constexpr int kPadC = 64;
constexpr int kHalfEntries = kBlock / 4;
constexpr int kParityLen = kPadC + kHalfEntries + 64;
constexpr int kLastT0 = (kHalfEntries + 64) / 32 - 1;
constexpr int kFirstT1 = (kHalfEntries - kPadC) / 32;
constexpr int kRingHalf = 64;
constexpr int kRingLen = 2 * kRingHalf + 64;
constexpr int kRingsPerXcd = 512;
constexpr int kXcds = 8;
constexpr int kPadS = 128;
constexpr int kSBufWords = (kPadS + kBlock) / 32 * 33;
constexpr int kSmallBase = 8992;
constexpr int kBigBytes = kSmallBase + 3008;
static_assert(kResWordsCap * 4 <= kSmallBase, "packed residue words must fit the dead sample buffer");
static_assert(kSBufWords * 4 <= kSmallBase && kSmallBase % 16 == 0, "sample buffer must end below the analysis arrays");
static_assert(kBigBytes >= 2 * kParityLen * 8, "the FP64 parity arrays must fit");
// ... 877 lines not shown
    const int lane = threadIdx.x;

    const uint32_t e = blockIdx.x - n_workers;
    uint32_t frame, sig;
    block_of(e, n_sig, frame, sig);
    if (frame >= n_frames)
        return;
    const uint32_t block_id = frame * n_sig + sig;
    uint32_t flags = 0;
    if (kFused && fa.pcm_ready && !await_frame(fa.pcm_ready, pcm, frame, ticket, fa.nap_limit))
        flags |= SELA_HIP_FLAG_INTERNAL;

    double* const E = reinterpret_cast<double*>(big) + kPadC;
    double* const O = reinterpret_cast<double*>(big) + kParityLen + kPadC;
    double* const E1 = E - kHalfEntries;
    double* const O1 = O - kHalfEntries;
    SmallArrays* const sm = reinterpret_cast<SmallArrays*>(big + kSmallBase);

    int32_t s[kPerLane];
    {
        const int16_t* fp = pcm_after_wait(pcm) + (size_t)frame * kBlock * channels;
        if (channels == 2) {
            const uint32_t* fp2 = reinterpret_cast<const uint32_t*>(fp);
            uint32_t w[kPerLane];
#pragma unroll
            for (int t = 0; t < kPerLane; t++) {
                w[t] = (kFused && fa.pcm_ready) ? load_through(fp2 + lane + 64 * t) : fp2[lane + 64 * t];
            }
            unpack_stereo<kPerLane>(sig, w, s);
        } else {
            const int16_t* const ps = fp + (size_t)lane * channels + sig;
#pragma unroll
            for (int t = 0; t < kPerLane; t++)
                s[t] = ps[(uint32_t)(64 * t) * channels];
        }
    }

    double* const mine = (lane & 1) ? O : E;
    double* const mine1 = (lane & 1) ? O1 : E1;
    const int half = lane >> 1;
    double mean = 0.0;
    bool have_mean = false;
    if (e >= self_blocks) {
        for (uint32_t spin = 0; spin < kMeanWaitSpins; spin++) {
            if (__hip_atomic_load(mean_ready + e, __ATOMIC_RELAXED, __HIP_MEMORY_SCOPE_AGENT) == fa.tag) {
                __builtin_amdgcn_fence(__ATOMIC_ACQUIRE, "workgroup");
                have_mean = true;
                break;
            }
            __builtin_amdgcn_s_sleep(16);
        }
        if (have_mean)
            mean = __builtin_bit_cast(double, __hip_atomic_load(reinterpret_cast<uint64_t*>(mean_out) + e, __ATOMIC_RELAXED, __HIP_MEMORY_SCOPE_AGENT));
        have_mean = __builtin_amdgcn_readfirstlane((int)have_mean) != 0;
        mean = read_first_lane(mean);
    }
    SELA_STAMP(1);
    if (!have_mean) {
    for (int m = lane; m < kPadC; m += 64) {
        E[m - kPadC] = 0.0;
        O[m - kPadC] = 0.0;
    }
#pragma unroll
    for (int t = 0; t <= kLastT0; t++)
        mine[half + 32 * t] = scale_sample(s[t]);
    wave_sync();

    __builtin_amdgcn_s_setprio(3);
    double sum = 0.0;
#pragma unroll 1
    for (int h = 0; h < 2; h++) {
        if (h == 1) {
            wave_sync();
#pragma unroll
            for (int t = kFirstT1; t < kPerLane; t++)
                mine1[half + 32 * t] = scale_sample(s[t]);
            wave_sync();
        }
        uint32_t addr = (uint32_t)(uintptr_t)(__attribute__((address_space(3))) double*)E;
        MeanFetch f0, f1;
        SELA_MEAN_ISSUE(f0, addr, 0, sum);
#pragma unroll 1
        for (int m0 = 0; m0 < kHalfEntries; m0 += 16) {
            mean_wait(f0, sum);
            SELA_MEAN_ISSUE(f1, addr, 64, sum);
            mean_steps(f0, sum);
            mean_wait(f1, sum);
            SELA_MEAN_ISSUE(f0, addr, 128, sum);
            mean_steps(f1, sum);
            addr += 128;
        }
        mean_wait(f0, sum);
    }
    mean = sum / (double)kBlock;
    __builtin_amdgcn_s_setprio(0);
    }

    SELA_STAMP(2);
    wave_sync();
    for (int m = lane; m < kPadC; m += 64) {
        E[m - kPadC] = 0.0;
        O[m - kPadC] = 0.0;
    }
#pragma unroll
    for (int t = 0; t <= kLastT0; t++)
        mine[half + 32 * t] = scale_sample(s[t]) - mean;
    wave_sync();

    SELA_STAMP(3);
    double acc_e = 0.0, acc_o = 0.0;
    {
        uint32_t xcc;
        asm volatile("s_getreg_b32 %0, hwreg(HW_REG_XCC_ID)" : "=s"(xcc));
        xcc &= kXcds - 1;
        uint32_t* const pool = ring_owner + xcc * kRingsPerXcd;
        uint32_t slot = 0;
        if (lane == 0) {
            slot = (e >> 3) & (kRingsPerXcd - 1);
            while (atomicExch(pool + slot, ticket) == ticket)
                slot = (slot + 1) & (kRingsPerXcd - 1);
        }
        slot = (uint32_t)__builtin_amdgcn_readfirstlane((int)slot);
        double* const ring = reinterpret_cast<double*>(
            read_first_lane((uint64_t)(rings + ((size_t)xcc * kRingsPerXcd + slot) * kRingLen)));
        __attribute__((address_space(1))) double* const ring_g = (__attribute__((address_space(1))) double*)ring;
        auto store_chunk = [&](int k, const double* resident) {
#pragma unroll
            for (int t = 0; t < kRingHalf / 64; t++) {
                const double c = resident[half + 32 * (t + (kRingHalf / 64) * k)];
                ring_g[(k & 1) * kRingHalf + lane + 64 * t] = c;
                if (t == 0 && !(k & 1) && lane < 16)
                    ring_g[2 * kRingHalf + lane] = c;
            }
        };
        store_chunk(0, mine);
        store_chunk(1, mine);
        asm volatile("s_waitcnt vmcnt(0)\n\ts_dcache_inv" ::: "memory");

        double A = E[-lane];
        double B = 0.0;
        uint32_t addr_e = (uint32_t)(uintptr_t)(__attribute__((address_space(3))) double*)(E - lane);
        uint32_t addr_o = (uint32_t)(uintptr_t)(__attribute__((address_space(3))) double*)(O - lane);
        const double* c_ptr = ring;
        AcFetch f0, f1;
        asm volatile("" : "+v"(A));
        SELA_AC_ISSUE_S(f0, c_ptr, 0, 64, acc_e, acc_o);
        SELA_AC_ISSUE_V(f0, addr_e, addr_o, 0, 1, 2, 3, 4, 5, 6, 7, 8, acc_e, acc_o);
        constexpr int kSwitch = kBlock / 2 / kRingHalf;
        const bool falling = !kFused && n_workers == 0 && fa.priorities != 0;
#pragma unroll 1
        for (int k = 0; k < kBlock / kRingHalf; k++) {
            if (falling && k == 0)
                __builtin_amdgcn_s_setprio(2);
            if (falling && k == kSwitch)
                __builtin_amdgcn_s_setprio(1);
            if (k == kSwitch) {
                wave_sync();
#pragma unroll
                for (int t = kFirstT1; t < kPerLane; t++)
                    mine1[half + 32 * t] = scale_sample(s[t]) - mean;
                wave_sync();
                addr_e -= kHalfEntries * 8;
                addr_o -= kHalfEntries * 8;
            }
            if (k >= 1 && k + 1 < kBlock / kRingHalf)
                store_chunk(k + 1, k >= kSwitch ? mine1 : mine);
#pragma unroll 1
            for (int it = 0; it < kRingHalf / 32; it++) {
                if (it == kRingHalf / 32 - 1)
                    asm volatile("s_waitcnt vmcnt(0)\n\ts_dcache_inv" ::: "memory");
                ac_wait(f0, acc_e, acc_o);
                SELA_AC_ISSUE_S(f1, c_ptr, 128, 192, acc_e, acc_o);
                ac_steps_head(f0, A, B, acc_e, acc_o);
                SELA_AC_ISSUE_V(f1, addr_e, addr_o, 8, 9, 10, 11, 12, 13, 14, 15, 16, acc_e, acc_o);
                ac_steps_tail(f0, A, B, acc_e, acc_o);
                ac_wait(f1, acc_e, acc_o);
                SELA_AC_ISSUE_S(f0, c_ptr, 256, 320, acc_e, acc_o);
                ac_steps_head(f1, A, B, acc_e, acc_o);
                SELA_AC_ISSUE_V(f0, addr_e, addr_o, 16, 17, 18, 19, 20, 21, 22, 23, 24, acc_e, acc_o);
                ac_steps_tail(f1, A, B, acc_e, acc_o);
                c_ptr += 32;
                addr_e += 128;
                addr_o += 128;
            }
            if (k & 1)
                c_ptr = ring;
        }
        ac_wait(f0, acc_e, acc_o);
        if (lane == 0)
            atomicExch(pool + slot, 0u);
    }
    wave_sync();

    SELA_STAMP(4);
    {
        const double ac0 = read_first_lane(acc_e);
        if (lane <= 50) {
            sm->ac[2 * lane] = lane == 0 ? 1.0 : acc_e / ac0;
            sm->ac[2 * lane + 1] = acc_o / ac0;
        }
    }
    wave_sync();

    double k_lo = 0.0, k_hi = 0.0;
    if (!kFused && n_workers == 0 && fa.priorities != 0)
        __builtin_amdgcn_s_setprio(1);
    else
        __builtin_amdgcn_s_setprio(2);
    {
        double g0a = sm->ac[lane + 1], g1a = g0a;
        double g0b = lane < 36 ? sm->ac[lane + 65] : 0.0, g1b = g0b;
        double err = 1.0;
        double g = read_first_lane(g1a);
        double ki = -g / err;
        err += g * ki;
        sm->k[0] = ki;
        constexpr int kTwoRegs = kMaxOrder - 64 + 1;
#pragma unroll 1
        for (int i = 1; i < kTwoRegs; i++) {
            const double sa = wave_shl1(read_first_lane(g1b), g1a);
            const double sb = wave_shl1_zero(g1b);
            g1a = sa + ki * g0a;
            g0a = sa * ki + g0a;
            g1b = sb + ki * g0b;
            g0b = sb * ki + g0b;
            g = read_first_lane(g1a);
            ki = -g / err;
            err += g * ki;
            sm->k[i] = ki;
        }
#pragma unroll 1
        for (int i = kTwoRegs; i < kMaxOrder; i++) {
            const double sa = wave_shl1_zero(g1a);
            g1a = sa + ki * g0a;
            g0a = sa * ki + g0a;
            g = read_first_lane(g1a);
            ki = -g / err;
            err += g * ki;
            sm->k[i] = ki;
        }
        wave_sync();
        k_lo = sm->k[lane];
        k_hi = lane < kMaxOrder - 64 ? sm->k[lane + 64] : 0.0;
        wave_sync();
    }
    if (kMode == 3) {
        uint64_t h_ac = hash_term(sm->ac[lane], lane) ^ (lane + 64 <= kMaxOrder ? hash_term(sm->ac[lane + 64], lane + 64) : 0ull);
        uint64_t h_k = hash_term(k_lo, lane) ^ (lane < kMaxOrder - 64 ? hash_term(k_hi, lane + 64) : 0ull);
        h_ac = lanes_xor<64>(h_ac);
        h_k = lanes_xor<64>(h_k);
        if (lane == 0) {
            uint64_t* const hp = reinterpret_cast<uint64_t*>(trace) + 2 * (size_t)block_id;
            hp[0] = h_ac;
            hp[1] = h_k;
        }
    }

    {
        constexpr bool kAcInLds = true;
        uint64_t* const sizes_pub = fa.sizes_pub;
        const uint64_t sizes_tag = fa.sizes_tag;
#define SELA_TAIL_TRACE_RESIDUES fa.trace_residues
#include "sela_encode_tail.inc"
#undef SELA_TAIL_TRACE_RESIDUES
    }
    SELA_STAMP(12);
    if (kFused) {
        const uint32_t g = frame / kGroupFrames;
        const uint32_t blocks_in_group = min((uint32_t)kGroupFrames, n_frames - g * kGroupFrames) * n_sig;
        stores_done();
        uint32_t last = 0;
        if (lane == 0)
            last = group_arrive(fa.group_count + (size_t)g * kGroupCountStride, fa.tag, blocks_in_group) ? 1u : 0u;
        if (__builtin_amdgcn_readfirstlane((int)last)) {
            drop_stale_lines();
            finish_group(fa, g, lane);
        }
    }
    SELA_STAMP(13);
    if (kMode == 2 && lane == 0)
        for (int i = 0; i < 13; i++)
            phase_cycles[(size_t)block_id * 16 + i] = (uint64_t)(stamp[i + 1] - stamp[i]);
}

constexpr int kTeamMirror = 24;
constexpr int kTeamWin = 16;
constexpr int kTeamAhead = 3;
constexpr int kTeamMeanChunk = 64;

template <int P>
struct TeamPlan {
    static constexpr int B = kWave / P;
    static constexpr int G = (kMaxOrder + 1 + P - 1) / P;
    static constexpr int kChunk = P == 8 ? 16 : 64;
    static constexpr int kRing = P == 8 ? 160 : 256;
    static constexpr int kStride = P == 8 ? kRing + kTeamMirror : kRing + 48;
    static constexpr int kPer = kChunk / P;
    static constexpr int kMeanPer = kTeamMeanChunk / P;
    static constexpr int kRingBytes = B * kStride * 8;
    static constexpr int kCwBase = kBigBytes;
    static constexpr int kKStride = 104;
    static constexpr int kQBase = kSmallBase;
    static constexpr int kQStride = 104;
    static constexpr int kLdsBytes = kRingBytes > kCwBase + kCoefWordsCap * 4 ? kRingBytes : kCwBase + kCoefWordsCap * 4;
    static_assert(G + kTeamAhead <= kTeamWin && kChunk % kTeamWin == 0 && kRing % kChunk == 0 && kStride % 32 == (P == 8 ? 24 : 16) && kStride >= kRing + kTeamMirror, "team plan");
    static_assert((G * P - 1) + kChunk + kChunk <= kRing && 2 * kTeamMeanChunk <= kRing, "the ring must hold the lags' reach, the chunk in use and the chunk being written");
    static_assert(kLdsBytes * 12 <= 160 * 1024, "twelve waves per CU");
    static_assert(B * kKStride * 8 <= kQBase && B * kKStride * 8 <= kRingBytes && B * kQStride <= 104 * 8, "k[] in the dead rings below the q store; the q store inside SmallArrays::ac");
};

^^^^^^^^

**What you have to do:**
Print exactly the line containing "static_assert((G * P" and every line after it through the end of the records above, and nothing else.

**Task result:**
    static_assert((G * P - 1) + kChunk + kChunk <= kRing && 2 * kTeamMeanChunk <= kRing, "the ring must hold the lags' reach, the chunk in use and the chunk being written");
    static_assert(kLdsBytes * 12 <= 160 * 1024, "twelve waves per CU");
    static_assert(B * kKStride * 8 <= kQBase && B * kKStride * 8 <= kRingBytes && B * kQStride <= 104 * 8, "k[] in the dead rings below the q store; the q store inside SmallArrays::ac");
};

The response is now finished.